# Freehand - Probleme beim Import von Tiffs



## Koroll (10. Februar 2005)

Guten Tag, ich habe folgendes Problem:
in Freehand MX kann ich bestimmte TIFF und JPEG Dateien nicht importieren.
Das muss etwas mit der Dateigröße zutun haben, denn wenn ich die Datei runterrechne funktioniert alles sehr gut. Es handelt sich um akzeptable  Datenmengen (max. 600 MB).
Ich brauche allerdings diese Größenordnung, da es sich um Drucke im 10 qm Bereich handelt.
Der Import von EPS-Dateien funktioniert ohne Probleme, kommt für mich allerdings nicht in Frage, da ich mit Transparenzen arbeiten muß.
Wer kann mir helfen?


----------



## jensen (11. Februar 2005)

_"..akzeptable Datenmengen (max. 600 MB).."_

da muss ich doch etwas schmunzeln..   

Möglich daß FH so große Daten nicht mehr unterstützt?

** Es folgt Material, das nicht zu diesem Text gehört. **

@@ -1272,12 +1281,30 @@
     unsigned short pick[PROJ_CAP];
     u64 chunkStart[PROJ_CAP / 64];
 };
-
-__global__ __launch_bounds__(64, 6) void k_rethread_chains(const DevGraph* __restrict__ Gp, const DevBatch* __restrict__ Bp, char* slabs, size_t slabBytes)
+struct __align__(16) RethreadLdsPair {
+    u32 eRec[2][RT_PAIR_CE];
+    short Srow[2][2][RT_PAIR_SN];
+    unsigned short pick[2][RT_PAIR_COLS];
+    u64 chunkStart[2][RT_PAIR_COLS / 64];
+};
+union RethreadLdsU { RethreadLds one; RethreadLdsPair two; };
+static_assert(sizeof(RethreadLdsU) == sizeof(RethreadLds), "the paired form must not add LDS: 24 waves per CU");
+
+__device__ __forceinline__ int rt_half(int v, int i, int h) { const int a = __builtin_amdgcn_readlane(v, i), b = __builtin_amdgcn_readlane(v, 32 + i); return h ? b : a; }
+#define RT_HALF(v, i) rt_half((v), (i), h)
+__device__ __forceinline__ int half_max_i32(int v)
+{
+    #pragma unroll
+    for(int o = 16; o >= 1; o >>= 1) v = max(v, __shfl_xor(v, o));
+    return v;
+}
+
+__global__ __launch_bounds__(64, 6) void k_rethread_chains(const DevGraph* __restrict__ Gp, const DevBatch* __restrict__ Bp, char* slabs, size_t slabBytes, int pairs)
 {
     const DevGraphG& G = dev_view(Gp);
     const DevBatchG& B = dev_view(Bp);
-    __shared__ RethreadLds P;
+    __shared__ RethreadLdsU PU;
+    RethreadLds& P = PU.one;
     const int lane = lane_id();
     u32* const ch = (u32*)(slabs + (size_t)blockIdx.x * slabBytes);
     const int stride = B.stride;
@@ -1290,7 +1317,9 @@
         c0 = __builtin_amdgcn_readfirstlane(c0);
         if(c0 >= nWork) break;
         const int cq = (lane < RT_DRAW && c0 + lane < nWork) ? (B.chain_order ? B.chain_order[c0 + lane] : c0 + lane) : -1;
-        u64 pend = __ballot(cq >= 0 && B.seed_status[cq] == CHAIN_RETHREAD_PENDING);
+        const int stq = cq >= 0 ? B.seed_status[cq] : 0;
+        u64 narrow = pairs ? __ballot(stq == CHAIN_RETHREAD_NARROW) : 0ull;
+        u64 pend = __ballot(stq == CHAIN_RETHREAD_PENDING || stq == CHAIN_RETHREAD_NARROW) & ~narrow;
         for(; pend; pend &= pend - 1) {
             const int c = __builtin_amdgcn_readlane(cq, __ffsll((long long)pend) - 1);
             const size_t cb = row_base(B, c);
@@ -1475,6 +1504,164 @@
             accEdges += edgesTouched;
             WSYNC();
         }
+        while(narrow) {
+            RethreadLdsPair& Q = PU.two;
+            const int h = lane >> 5, hl = lane & 31;
+            const int cA = __builtin_amdgcn_readlane(cq, __ffsll((long long)narrow) - 1); narrow &= narrow - 1;
+            int cB = -1;
+            if(narrow) { cB = __builtin_amdgcn_readlane(cq, __ffsll((long long)narrow) - 1); narrow &= narrow - 1; }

Mit welcher Auflösung wird dann bei solchen Grössen gearbeitet? 

mfg!
jens


----------



## Koroll (11. Februar 2005)

Ich benötige eine Auflösung von 100 dpi / qm in 4C. Eine niedrigere Auflösung ist nicht möglich, da der Betrachtungsabstand bei ca. einem Meter liegt.


----------